Sunday, December 7, 2014

Kay Ako Imo Man



Kay ako imo man

Kay ako imo man… a very simple statement, yet unbounded in its essence. A person can’t proclaim such words if there is something or someone pushes him to do so. This simple statement can be pictured out as a testimonial of someone who has an experience of being assured or secured. It can also be associated as a promise or as a declaration of someone being caught up with his or her strong feeling or emotion.
My life as a seminarian, saying "Kay ako imo man" is indeed a concrete verbal expression of my willingness and desire to embrace the sacred priesthood. What moves me to arrive such reflection is my concrete experience of God in my everyday living. His presence is very lucid in my life’s circumstance.
I felt God’s call to serve when I was six years old. I started to love attending the mass every Sunday, and saying rosary with my family every six o’clock in the evening. In my childhood days, I have already this eager conviction to serve God in my own little way by becoming an altar server and at the same time a choir member.

Time passed so swiftly and yet my desire to serve God and His people pushes me to think continually the possibility of becoming a priest. I have faith and trust in God that I am one of the called ones as laborers of his harvest. I felt that there is an overwhelming desire in me to follow Christ. I’ve found fulfillment in offering my whole self to Christian suffering, generosity and love. There is this burning desire in my heart that motivates me and pushes me to serve God and His people through the sacred priestly ministry.
In my almost six years in the formation, many things changed but one thing remains the same – my desire to embrace the priestly life. Over the years of configuring my heart and mind to the heart and mind of Jesus, and after the years of reflections and discernments, I firmly believe that this is God’s precious plan for me.
This song Kay Ako Imo Man is my original composition dedicated to God during my investiture. My heart sings and shouts with exultation for the favor God has done for me. This is a song of promise, a song of thanksgiving and a song of joy to the Lord. A song of submission to the will of God for I know and I believe that “kay ako iya man”. Allow me to end this article in a word of the late Sem. Dulchenar, “No one owns me except God.”  




Monday, November 24, 2014

Celibacy: Being in touch with our feelings and emotions


To start with, let me begin my article with a short conversation of the Seminarian and the Rector of the seminary.

Seminarian: Msgr., murag dili gyud ko angayan mag pari kay dali ra man gyud ko mahigugma’g gwapa.
Rector: Mao ba dong? Aw okey ra man na! Ang kuyaw kung dali ra ka mahigugma og maot.

Living a celibate life, as agreed by most, is very difficult to practice inasmuch as human feeling is concerned. Feeling is indubitable in our life; it is undeniably intrinsic in us. Even before the time we are born, we are already dominated by feelings through our parents. It is indeed the main reason why we experience love, being loved, hurt, sad, or happy. We are primarily influenced by our feelings so much so that in the first glance we would directly assert that living a celibate life is very difficult to realize.  

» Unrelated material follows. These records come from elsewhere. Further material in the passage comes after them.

int launch_one(rt_ctx *ctx, rt::KParams &k, const rt::LaunchPlan &plan, const rt_geo_plan &g, const rt::OrderShape &os,
               Feedback *f, hipStream_t stream, int nframes, int64_t frame_stride)
{
    const Shape &sh = plan.shape;
    const int fi = (int)plan.family;
    const void *fn = KERNELS[fi][plan.index];
    const unsigned grid = (unsigned)g.blocks;
    if (ctx->log_kernels)
        std::fprintf(stderr, "mi355rt: render_kernel<%d, %d, %d, %d, %d, %d, (rt::Family)%d>\n", (int)sh.aa, (int)sh.park, sh.wpw, (int)sh.count,
                     (int)sh.lat, sh.mode, fi);
    int rc = raise_lds(ctx, KERNELS[fi].data(), KERNELS[fi].size(), plan.lds, ctx->lds_limit_set[fi]);
    if (rc != RT_OK) return rc;
    if (sh.count) {
        if (!ctx->counts.p) {
            rc = ensure(ctx, ctx->counts, RT_COUNT_WORDS * sizeof(unsigned long long));
            if (rc != RT_OK) return rc;
            RT_HIP(ctx, hipMemsetAsync(ctx->counts.p, 0, RT_COUNT_WORDS * sizeof(unsigned long long), stream));
        }
        k.ray_counts = (unsigned long long *)ctx->counts.p;
    }
    const rt::FeedbackLaunch d = f ? rt::decide_launch(*f, stream, ctx->epoch, ctx->remeasure) : rt::FeedbackLaunch{};
    if (d.read >= 0) k.order = (const unsigned *)f->order[d.read].p;
    if (d.measure) {
        const size_t words = (size_t)os.items * sizeof(unsigned);
        rc = ensure(ctx, f->cost, words);
        if (rc == RT_OK) rc = ensure(ctx, f->btmp, words);
        if (rc == RT_OK) rc = ensure(ctx, f->order[0], 2 * words);
        if (rc == RT_OK) rc = ensure(ctx, f->order[1], 2 * words);
        if (rc == RT_OK) rc = ensure(ctx, f->gtmp, words + sizeof(unsigned));
        if (rc != RT_OK) return rc;
        for (void *ev : d.wait) RT_HIP(ctx, hipStreamWaitEvent(stream, (hipEvent_t)ev, 0));
        k.cost = (unsigned *)f->cost.p;
    }
    rt::dispatch_part(k, nframes, grid, frame_stride, os);
// ... 45 lines not shown

int rt_create(rt_ctx **out, int device)
{
    if (!out) return fail(nullptr, RT_ERR_BAD_ARG, "ctx out-pointer is NULL");
    *out = nullptr;
    int n = 0;
    hipError_t e = hipGetDeviceCount(&n);
    if (e != hipSuccess || n <= 0)
        return fail(nullptr, RT_ERR_NO_DEVICE, std::string("no HIP device: ") + (e != hipSuccess ? hipGetErrorString(e) : "device count is 0"));
    if (device < 0 || device >= n) return fail(nullptr, RT_ERR_NO_DEVICE, "device index out of range");
    rt_ctx *ctx = new (std::nothrow) rt_ctx;
    if (!ctx) return fail(nullptr, RT_ERR_ALLOC, "out of host memory");
    ctx->device = device;
    if (const char *e = std::getenv("MI355RT_LANES_PRIMARY")) ctx->lanes_primary = std::atoi(e);
    if (const char *e = std::getenv("MI355RT_LANES_MINS")) ctx->knobs.lanes_min_spheres = std::atoi(e);
    if (const char *e = std::getenv("MI355RT_CLUSTER_MINS")) ctx->cluster_min = std::max(8, std::atoi(e));
    if (const char *e = std::getenv("MI355RT_CHUNK_MODE")) ctx->chunk_mode = std::atoi(e);
    if (const char *e = std::getenv("MI355RT_ORDER_GROUP")) { const int v = std::atoi(e); if (v >= 0 && v <= 6) ctx->knobs.order_group = v; }
    if (const char *e = std::getenv("MI355RT_REMEASURE")) ctx->remeasure = std::max(0, std::atoi(e));
    if (const char *e = std::getenv("MI355RT_F32_RECORDS")) ctx->knobs.f32_records = std::atoi(e) != 0;
    if (const char *e = std::getenv("MI355RT_WPW2_MAX_IMAGE")) ctx->knobs.wpw2_max_image = (size_t)std::max(0, std::atoi(e));
    if (const char *e = std::getenv("MI355RT_ORDER_TILES")) ctx->knobs.order_tiles = std::atoi(e) != 0;
    if (const char *e = std::getenv("MI355RT_LANES_PARK")) ctx->knobs.lanes_park = std::atoi(e) != 0;
    if (const char *e = std::getenv("MI355RT_LOG_KERNELS")) ctx->log_kernels = std::atoi(e) != 0;
    if (const char *e = std::getenv("MI355RT_SEQ_ORDER")) ctx->knobs.seq_order = std::atoi(e) != 0 ? 1 : 0;
    if (const char *e = std::getenv("MI355RT_CHUNKS")) { const int v = std::atoi(e); if (v >= 1 && v <= RT_RENDER_CHUNKS) ctx->render_chunks = v; }
    hipError_t s;
    if ((s = hipSetDevice(device)) != hipSuccess || (s = hipStreamCreateWithFlags(&ctx->stream, hipStreamNonBlocking)) != hipSuccess ||
        (s = hipEventCreate(&ctx->ev0)) != hipSuccess || (s = hipEventCreate(&ctx->ev1)) != hipSuccess) {
        std::string m = std::string("context setup: ") + hipGetErrorString(s);
        delete ctx;
        return fail(nullptr, RT_ERR_HIP, m);
    }
    {
        int cus = 0;
        if (hipDeviceGetAttribute(&cus, hipDeviceAttributeMultiprocessorCount, device) == hipSuccess && cus > 0) ctx->cu_count = cus;
        else (void)hipGetLastError();
    }
    *out = ctx;
    return RT_OK;
}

Admittedly, as a seminarian aspiring to embrace the sacred priesthood, to live a chaste life, for the sake of Christ, is not easy as learning the alphabet or any mathematical equations. It is indeed a difficult endeavor. But then again, it doesn’t mean it cannot be realized. The difficulty of living a celibate life does not presupposes of something negative. Sad to say, many of us, if not all, misconceived the true essence of such virtue.

According to the CFC no. 1093, to live a life of chastity is tantamount to live a life having a purity of heart. In other words, the church demanded the clergy not to fall in love, rather the church encourage the clergy to love, but in a right and Christian way. In line with the premise above, the clergy must learn how to value love and to love itself, but in an inclusive way not in an exclusive way.  My point is, living a celibate life doesn’t mean we should stop loving. It does not mean we should stop listening to our feelings and emotions. Living a celibate life simply means to be in touch with our feelings and emotions. By doing so, we will know how to handle them and make them an instrument of evangelization. 

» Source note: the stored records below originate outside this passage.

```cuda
template <int MODE, class EM>
// ... 453 lines not shown
  auto load = [&](uint64_t base) -> uint4 {
    return base < load_end ? ptx::ld_nc_u4(p.hay + base) : make_uint4(0, 0, 0, 0);
  };
  auto process = [&](uint64_t base, const uint4& v) {
    const bool in_range = base < load_end;
    const uint32_t w[4] = {v.x, v.y, v.z, v.w};
    uint32_t zany = 0;
#pragma unroll
    for (int j = 0; j < 3; ++j) {
      if (j >= (int)n_needles) break;
      const uint32_t needle = p.bs_needle[j];
#pragma unroll
      for (int k = 0; k < 4; ++k) {
        const uint32_t x = w[k] ^ needle;
        zany |= (x - 0x01010101u) & ~x & 0x80808080u;
      }
    }
    if (!__any_sync(0xffffffffu, zany != 0 && in_range)) return;
    uint32_t cand = 0;
#pragma unroll
    for (int j = 0; j < 3; ++j) {
      if (j >= (int)n_needles) break;
      const uint32_t needle = p.bs_needle[j];
      uint32_t m = 0;
#pragma unroll
      for (int k = 0; k < 4; ++k) {
        const uint32_t x = w[k] ^ needle;
        const uint32_t z = (x - 0x01010101u) & ~x & 0x80808080u;
        m |= ((((z >> 7) * 0x00204081u) >> 21) & 0xFu) << (4 * k);
      }
      if (!in_range) m = 0;
      const uint32_t back = p.bs_back[j];
      if (back == 0) {
        cand |= m;
      } else {
        const uint32_t both = m | (__shfl_down_sync(0xffffffffu, m, 1) << 16);
        uint32_t smear = both;
        for (uint32_t sft = 1; sft <= back; ++sft) smear |= both >> sft;
        cand |= smear & 0xFFFFu;
      }
    }
    if (lane >= (int)owned_lanes || base >= p.region_hi) cand = 0;
    const uint32_t cnt = __popc(cand);
    if (__any_sync(0xffffffffu, cnt != 0)) {
      uint32_t slot = 0, total = 0;
#pragma unroll
      for (int b = 0; b < 5; ++b) {
        const uint32_t bl = __ballot_sync(0xffffffffu, (cnt >> b) & 1u);
        slot += __popc(bl & lt) << b;
        total += __popc(bl) << b;
      }
      if (qlen + total > (uint32_t)kBsQueue) drain();
      if (total > (uint32_t)kBsQueue) {
        uint32_t c = cand, nver = 0;
        while (c) {
          const int bit = __ffs(c) - 1;
          c &= c - 1;
          verify_at<MODE>(d, p, s_cls, base + bit, em);
          ++nver;
        }
        cand_total += __reduce_add_sync(0xffffffffu, nver);
      } else {
        uint64_t* dst = q + qlen + slot;
        uint32_t c = cand;
        while (c) {
          const int bit = __ffs(c) - 1;
          c &= c - 1;
          *dst++ = base + bit;
        }
        qlen += total;
        if (qlen >= 64) drain();
      }
    }
  };
  const uint64_t stride = (uint64_t)gridDim.x * kBsWarps;
  auto base_of = [&](uint64_t st) { return p.region_lo + st * step_bytes + (uint64_t)lane * 16; };
  uint64_t st = (uint64_t)blockIdx.x * kBsWarps + warp;
  uint4 cur[2], nxt[2];
#pragma unroll
  for (int u = 0; u < 2; ++u) cur[u] = st + u * stride < n_steps ? load(base_of(st + u * stride)) : make_uint4(0, 0, 0, 0);
  for (; st < n_steps; st += 2 * stride) {
#pragma unroll
    for (int u = 0; u < 2; ++u) {
      const uint64_t sn = st + (2 + u) * stride;
      nxt[u] = sn < n_steps ? load(base_of(sn)) : make_uint4(0, 0, 0, 0);
    }
#pragma unroll
    for (int u = 0; u < 2; ++u)
      if (st + u * stride < n_steps) process(base_of(st + u * stride), cur[u]);
    cur[0] = nxt[0];
    cur[1] = nxt[1];
  }
  if (qlen) drain();
  if (lane == 0 && cand_total) atomicAdd(p.counter + 1, cand_total);
}


__device__ __forceinline__ void tuple_span(const ChainLaunch& c, uint64_t i, uint64_t* s, uint64_t* e) {
  const uint64_t key = c.t.keys[i];
  if (c.mode == 1) {
    *s = key >> kTieBits;
    *e = *s + (key & kTieMask);
  } else {
    *e = key >> kTieBits;
    *s = *e - c.t.pattern_lens[c.t.pids[i]];
  }
}

__global__ void chain_ends_kernel(ChainLaunch c) {
  const uint64_t i = (uint64_t)blockIdx.x * blockDim.x + threadIdx.x;
  if (i >= c.t.n) return;
  uint64_t s, e;
  tuple_span(c, i, &s, &e);
  c.scratch_end[i] = e;
}

__global__ void chain_select_kernel(ChainLaunch c) {
  const uint64_t i = (uint64_t)blockIdx.x * blockDim.x + threadIdx.x;
  if (i >= c.t.n) return;
  uint64_t s, e;
  tuple_span(c, i, &s, &e);
  if (i > 0 && c.scratch_end[i - 1] > s) return;
  c.flags[i] = 1;
  uint64_t cur_end = e;
  for (uint64_t j = i + 1; j < c.t.n; ++j) {
    uint64_t sj, ej;
    tuple_span(c, j, &sj, &ej);
    if (c.scratch_end[j - 1] <= sj) break;
    if (sj >= cur_end) { c.flags[j] = 1; cur_end = ej; } else c.flags[j] = 0;
  }
}

struct MaxOp {
  __device__ __forceinline__ uint64_t operator()(uint64_t a, uint64_t b) const { return a > b ? a : b; }
};

constexpr int kOrdThreads = 1024;
constexpr int kOrdWarps = kOrdThreads / 32;
constexpr int kOrdRounds = (int)kOrderCap / kOrdThreads;
constexpr int kOrdBatch = 8;

__global__ void __launch_bounds__(kOrdThreads, 1) order_buckets_kernel(OrderLaunch o) {
  ACB_DYNAMIC_SMEM(smem_raw);
  const uint32_t cap = o.bucket_cap;
  uint32_t* ka = reinterpret_cast<uint32_t*>(smem_raw);
  uint32_t* kb = ka + cap;
  uint16_t* ia = reinterpret_cast<uint16_t*>(kb + cap);
  uint16_t* ib = ia + cap;
  uint16_t* s_cnt = ib + cap;
  uint32_t* s_sum = reinterpret_cast<uint32_t*>(s_cnt + 256 * kOrdWarps);
  const int tid = threadIdx.x, lane = tid & 31, warp = tid >> 5;
  const uint32_t lt = (1u << lane) - 1;
  const uint32_t b = blockIdx.x;
  const uint32_t n = (uint32_t)o.bucket_count[b];
  if (n == 0) return;

  uint32_t part = 0;
  for (uint32_t i = tid; i < b; i += kOrdThreads) part += (uint32_t)o.bucket_count[i];
  part = __reduce_add_sync(0xffffffffu, part);
  if (lane == 0) s_sum[warp] = part;
  __syncthreads();
  uint64_t out0 = 0;
  for (int w = 0; w < kOrdWarps; ++w) out0 += s_sum[w];

  const uint64_t in0 = (uint64_t)b * cap;
  const uint64_t off0 = (uint64_t)b << o.bucket_shift;
  const uint32_t tie_bits = o.tie_bits;
  const uint64_t tie_mask = (1ull << tie_bits) - 1;
  for (uint32_t j0 = 0; j0 < n; j0 += kOrdBatch * kOrdThreads) {
    uint64_t k[kOrdBatch];
#pragma unroll
    for (int u = 0; u < kOrdBatch; ++u) {
      const uint32_t j = j0 + u * kOrdThreads + tid;
      k[u] = j < n ? o.keys_in[in0 + j] : 0;
    }
#pragma unroll
    for (int u = 0; u < kOrdBatch; ++u) {
      const uint32_t j = j0 + u * kOrdThreads + tid;
      if (j < n) {
        ka[j] = (uint32_t)((((k[u] >> kTieBits) - off0) << tie_bits) | (k[u] & tie_mask));
        ia[j] = (uint16_t)j;
      }
    }
  }

  const uint32_t per_warp = (n + kOrdWarps - 1) / kOrdWarps;
  const uint32_t w_lo = min(warp * per_warp, n), w_hi = min(w_lo + per_warp, n);
  const uint32_t rounds = (per_warp + 31) / 32;
  const uint32_t key_bits = o.bucket_shift + tie_bits;
  for (uint32_t sh = 0; sh < key_bits; sh += 8) {
    for (int i = tid; i < 256 * kOrdWarps / 2; i += kOrdThreads) reinterpret_cast<uint32_t*>(s_cnt)[i] = 0;
    __syncthreads();
    uint32_t rd[kOrdRounds];
#pragma unroll
    for (int r = 0; r < kOrdRounds; ++r) {
      rd[r] = 0;
      if ((uint32_t)r < rounds) {
        const uint32_t i = w_lo + r * 32 + lane;
        const bool valid = i < w_hi;
        const uint32_t digit = valid ? (ka[i] >> sh) & 0xFFu : 0u;
        uint32_t peers = __ballot_sync(0xffffffffu, valid);
#pragma unroll
        for (int bit = 0; bit < 8; ++bit) {
          const uint32_t bb = __ballot_sync(0xffffffffu, (digit >> bit) & 1u);
          peers &= ((digit >> bit) & 1u) ? bb : ~bb;
        }
        uint16_t* c = s_cnt + digit * kOrdWarps + warp;
        const uint32_t base = valid ? *c : 0u;
        __syncwarp();
        if (valid && (peers & lt) == 0) *c = (uint16_t)(base + __popc(peers));
        __syncwarp();
        rd[r] = (digit << 16) | (base + __popc(peers & lt));
      }
    }
    __syncthreads();
    {
      constexpr int kPer = 256 * kOrdWarps / kOrdThreads;
      uint16_t* c = s_cnt + tid * kPer;
      uint32_t v[kPer], sum = 0;
#pragma unroll
      for (int u = 0; u < kPer; ++u) { v[u] = c[u]; sum += v[u]; }
      uint32_t incl = sum;
#pragma unroll
      for (int d = 1; d < 32; d <<= 1) {
        const uint32_t x = (uint32_t)__shfl_sync(0xffffffffu, incl, lane >= d ? lane - d : lane);
        if (lane >= d) incl += x;
      }
      if (lane == 31) s_sum[warp] = incl;
      __syncthreads();
      uint32_t run = incl - sum;
      for (int w = 0; w < warp; ++w) run += s_sum[w];
#pragma unroll
      for (int u = 0; u < kPer; ++u) { c[u] = (uint16_t)run; run += v[u]; }
    }
    __syncthreads();
#pragma unroll
    for (int r = 0; r < kOrdRounds; ++r) {
      const uint32_t i = w_lo + r * 32 + lane;
      if ((uint32_t)r < rounds && i < w_hi) {
        const uint32_t dst = s_cnt[(rd[r] >> 16) * kOrdWarps + warp] + (rd[r] & 0xFFFFu);
        kb[dst] = ka[i];
        ib[dst] = ia[i];
      }
    }
    __syncthreads();
    uint32_t* tk = ka; ka = kb; kb = tk;
    uint16_t* ti = ia; ia = ib; ib = ti;
  }

  for (uint32_t j0 = 0; j0 < n; j0 += kOrdBatch * kOrdThreads) {
    uint32_t pid[kOrdBatch];
#pragma unroll
    for (int u = 0; u < kOrdBatch; ++u) {
      const uint32_t j = j0 + u * kOrdThreads + tid;
      pid[u] = j < n ? o.pids_in[in0 + ia[j]] : 0u;
    }
#pragma unroll
    for (int u = 0; u < kOrdBatch; ++u) {
      const uint32_t j = j0 + u * kOrdThreads + tid;
      if (j < n) {
        const uint32_t sk = ka[j];
        o.keys_out[out0 + j] = ((off0 + (sk >> tie_bits)) << kTieBits) | (sk & tie_mask);
        o.pids_out[out0 + j] = pid[u];
      }
    }
  }
}

constexpr int kCompactThreads = 256;
__global__ void __launch_bounds__(kCompactThreads) compact_buckets_kernel(OrderLaunch o) {
  __shared__ unsigned long long s_part[kCompactThreads];
  const uint32_t b = blockIdx.x;
  const int tid = threadIdx.x;
  unsigned long long part = 0;
  for (uint32_t i = tid; i < b && i < o.n_buckets; i += kCompactThreads) part += min(o.bucket_count[i], (unsigned long long)o.bucket_cap);
  s_part[tid] = part;
  __syncthreads();
  uint64_t dst = 0;
  for (int i = 0; i < kCompactThreads; ++i) dst += s_part[i];
  const uint64_t n = b < o.n_buckets ? min(o.bucket_count[b], (unsigned long long)o.bucket_cap) : *o.overflow_count;
  const uint64_t src = b < o.n_buckets ? (uint64_t)b * o.bucket_cap : o.bucket_slots;
  for (uint64_t j = tid; j < n; j += kCompactThreads) {
    o.keys_out[dst + j] = o.keys_in[src + j];
    o.pids_out[dst + j] = o.pids_in[src + j];
  }
}

}

cudaError_t launch_prefilter(const DfaDev& dfa, const PrefilterLaunch& p, int sm_count, cudaStream_t s) {
  const bool dense = p.dense != 0;
  const int geom = p.stride == 2 ? p.geom : kGeomNarrow;
  if (geom < kGeomNarrow || geom > kGeomWide) return cudaErrorInvalidValue;
  const uint32_t want_log = geom == kGeomWide ? PfGeom<kGeomWide>::kLogBits : PfGeom<kGeomNarrow>::kLogBits;
  if (!p.brute && (p.log_bits != want_log || p.shift != bloom_shift(want_log))) return cudaErrorInvalidValue;
  const size_t bitmap_bytes = p.brute ? 0 : (size_t(1) << (p.log_bits - 3));
  static const int kThreadsOf[2] = {PfGeom<0>::kThreads, PfGeom<1>::kThreads};
  static const int kStageOf[2] = {PfGeom<0>::kStageBytes, PfGeom<1>::kStageBytes};
  const int threads = kThreadsOf[geom];
  const int warps = threads / 32;
  const int stage_bytes = kStageOf[geom];
  const int tile = geom == kGeomWide ? PfPass<kGeomWide, 2>::kTile
                   : p.stride == 2 ? PfPass<kGeomNarrow, 2>::kTile : PfPass<kGeomNarrow, 1>::kTile;
  const int q2_bytes = dense ? PfCfg<true>::kQ2 * 8 : PfCfg<false>::kQ2 * 4;
  const int slot_bytes = PfCfg<false>::kSlots * 2;
  const size_t smem = size_t(warps) * (kPfStages * stage_bytes + kPfStages * 12 + q2_bytes + slot_bytes) + 16 + bitmap_bytes;
  if (smem > 227 * 1024 - 1024) return cudaErrorInvalidValue;
  const bool masked = p.fold != 0 || p.kmask != 0xFFFFFFFFu;
  using KernT = void (*)(DfaDev, PrefilterLaunch);
#define ACB_PF_ROW(M, K, D)                                                                                 \
  {prefilter_kernel<M, K, false, 1, kGeomNarrow, D>, prefilter_kernel<M, K, true, 1, kGeomNarrow, D>, \
   prefilter_kernel<M, K, false, 2, kGeomNarrow, D>, prefilter_kernel<M, K, false, 2, kGeomWide, D>}
  static const KernT table[2][2][3][4] = {
      {{ACB_PF_ROW(0, false, 0), ACB_PF_ROW(0, false, 1), ACB_PF_ROW(0, false, 2)},
       {ACB_PF_ROW(0, true, 0), ACB_PF_ROW(0, true, 1), ACB_PF_ROW(0, true, 2)}},
      {{ACB_PF_ROW(1, false, 0), ACB_PF_ROW(1, false, 1), ACB_PF_ROW(1, false, 2)},
       {ACB_PF_ROW(1, true, 0), ACB_PF_ROW(1, true, 1), ACB_PF_ROW(1, true, 2)}}};
#undef ACB_PF_ROW
  if (p.dyn > 2) return cudaErrorInvalidValue;
  if (p.stride == 2 && dense) return cudaErrorInvalidValue;
  int variant = dense ? 1 : 0;
  if (p.stride == 2) variant = geom == kGeomWide ? 3 : 2;
  KernT kern = table[p.mode ? 1 : 0][masked ? 1 : 0][p.dyn][variant];
#ifdef ACB_EMULATE
  if (getenv("ACB_EMU_TRACE")) fprintf(stderr, "launch_prefilter variant %d dyn %d threads %d smem %zu\n", variant, (int)p.dyn, threads, smem);
#endif
  cudaError_t e = cudaFuncSetAttribute(kern, cudaFuncAttributeMaxDynamicSharedMemorySize, (int)smem);
  if (e != cudaSuccess) return e;
  int per_sm = 1;
  e = cudaOccupancyMaxActiveBlocksPerMultiprocessor(&per_sm, kern, threads, smem);
  if (e != cudaSuccess) return e;
  if (per_sm < 1) per_sm = 1;
  uint64_t grid = (uint64_t)sm_count * per_sm;
  const uint64_t cta_step = uint64_t(warps) * tile;
  const uint64_t warp_steps = ((p.region_hi - p.region_lo) + cta_step - 1) / cta_step;
  if (grid > warp_steps) grid = warp_steps ? warp_steps : 1;
  ACB_LAUNCH(kern, (unsigned)grid, threads, smem, s, dfa, p);
  return cudaGetLastError();
}

cudaError_t launch_bytescan(const DfaDev& dfa, const PrefilterLaunch& p, int sm_count, cudaStream_t s) {
  if (p.bs_n < 1 || p.bs_n > 3) return cudaErrorInvalidValue;
  for (uint32_t j = 0; j < 3; ++j)
    if (p.bs_back[j] > 15) return cudaErrorInvalidValue;
  uint64_t grid = (uint64_t)sm_count * 2;
  const uint64_t steps = ((p.region_hi - p.region_lo) + 16 * 31 - 1) / (16 * 31);
  const uint64_t ctas = (steps + kBsWarps - 1) / kBsWarps;
  if (grid > ctas) grid = ctas ? ctas : 1;
  if (p.mode) ACB_LAUNCH(bytescan_kernel<1>, (unsigned)grid, kBsThreads, 0, s, dfa, p);
  else ACB_LAUNCH(bytescan_kernel<0>, (unsigned)grid, kBsThreads, 0, s, dfa, p);
  return cudaGetLastError();
}

cudaError_t launch_chain_ends(const ChainLaunch& c, cudaStream_t s) {
  const unsigned blocks = (unsigned)((c.t.n + 255) / 256);
  ACB_LAUNCH(chain_ends_kernel, blocks, 256, 0, s, c);
  return cudaGetLastError();
}
cudaError_t launch_chain_select(const ChainLaunch& c, cudaStream_t s) {
  const unsigned blocks = (unsigned)((c.t.n + 255) / 256);
  ACB_LAUNCH(chain_select_kernel, blocks, 256, 0, s, c);
  return cudaGetLastError();
}
cudaError_t launch_order_buckets(const OrderLaunch& o, cudaStream_t s) {
  if (o.n_buckets == 0 || o.n_buckets > kMaxBuckets || o.bucket_cap == 0 || o.bucket_cap > kOrderCap ||
      o.bucket_shift + o.tie_bits > 32)
    return cudaErrorInvalidValue;
  const size_t smem = size_t(o.bucket_cap) * 12 + 256 * kOrdWarps * 2 + kOrdWarps * 4;
  cudaError_t e = cudaFuncSetAttribute(order_buckets_kernel, cudaFuncAttributeMaxDynamicSharedMemorySize, (int)smem);
  if (e != cudaSuccess) return e;
  ACB_LAUNCH(order_buckets_kernel, o.n_buckets, kOrdThreads, smem, s, o);
  return cudaGetLastError();
}
cudaError_t launch_compact_buckets(const OrderLaunch& o, cudaStream_t s) {
  ACB_LAUNCH(compact_buckets_kernel, o.n_buckets + 1, kCompactThreads, 0, s, o);
  return cudaGetLastError();
}
cudaError_t scan_max_u64(void* d_temp,size_t& temp_bytes, uint64_t* data, uint64_t n, cudaStream_t s) {
  return cub::DeviceScan::InclusiveScan(d_temp, temp_bytes, data, data, MaxOp(), (int64_t)n, s);
}
cudaError_t select_flagged(void* d_temp, size_t& temp_bytes, const uint64_t* keys_in, const uint32_t* pids_in,
                           const uint8_t* flags, uint64_t* keys_out, uint32_t* pids_out,
                           unsigned long long* d_num_out, uint64_t n, cudaStream_t s) {
  size_t a = 0, b = 0;
  if (d_temp == nullptr) {
    cudaError_t e = cub::DeviceSelect::Flagged(nullptr, a, keys_in, flags, keys_out, d_num_out, (int64_t)n, s);
    if (e != cudaSuccess) return e;
    e = cub::DeviceSelect::Flagged(nullptr, b, pids_in, flags, pids_out, d_num_out, (int64_t)n, s);
    temp_bytes = a > b ? a : b;
    return e;
  }
  cudaError_t e = cub::DeviceSelect::Flagged(d_temp, temp_bytes, keys_in, flags, keys_out, d_num_out, (int64_t)n, s);
  if (e != cudaSuccess) return e;
  return cub::DeviceSelect::Flagged(d_temp, temp_bytes, pids_in, flags, pids_out, d_num_out, (int64_t)n, s);
}

}
```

Finally, Rev. Msgr. Vicente Ray Pinagunda would say, “Celibacy is not a way of avoiding love. It is a way of loving.” Celibacy teaches us to become more loving, more caring, and more respectful. So much so that, celibacy helps us to deepen our understanding about love and bring us far away from the perils of our selfishness and aggressiveness. It helps us to a full realization of our mission; and that is to introduce Christ to all humanity. Furthermore, Priests who are called to embrace the celibate life is called to deepen their relationship with God through prayer. Celibacy is not just an outcome of personal endeavor. It is first and foremost a gift from God. No one can acquire it through own efforts. Thus, we have to have a constant dialogue with God through prayer.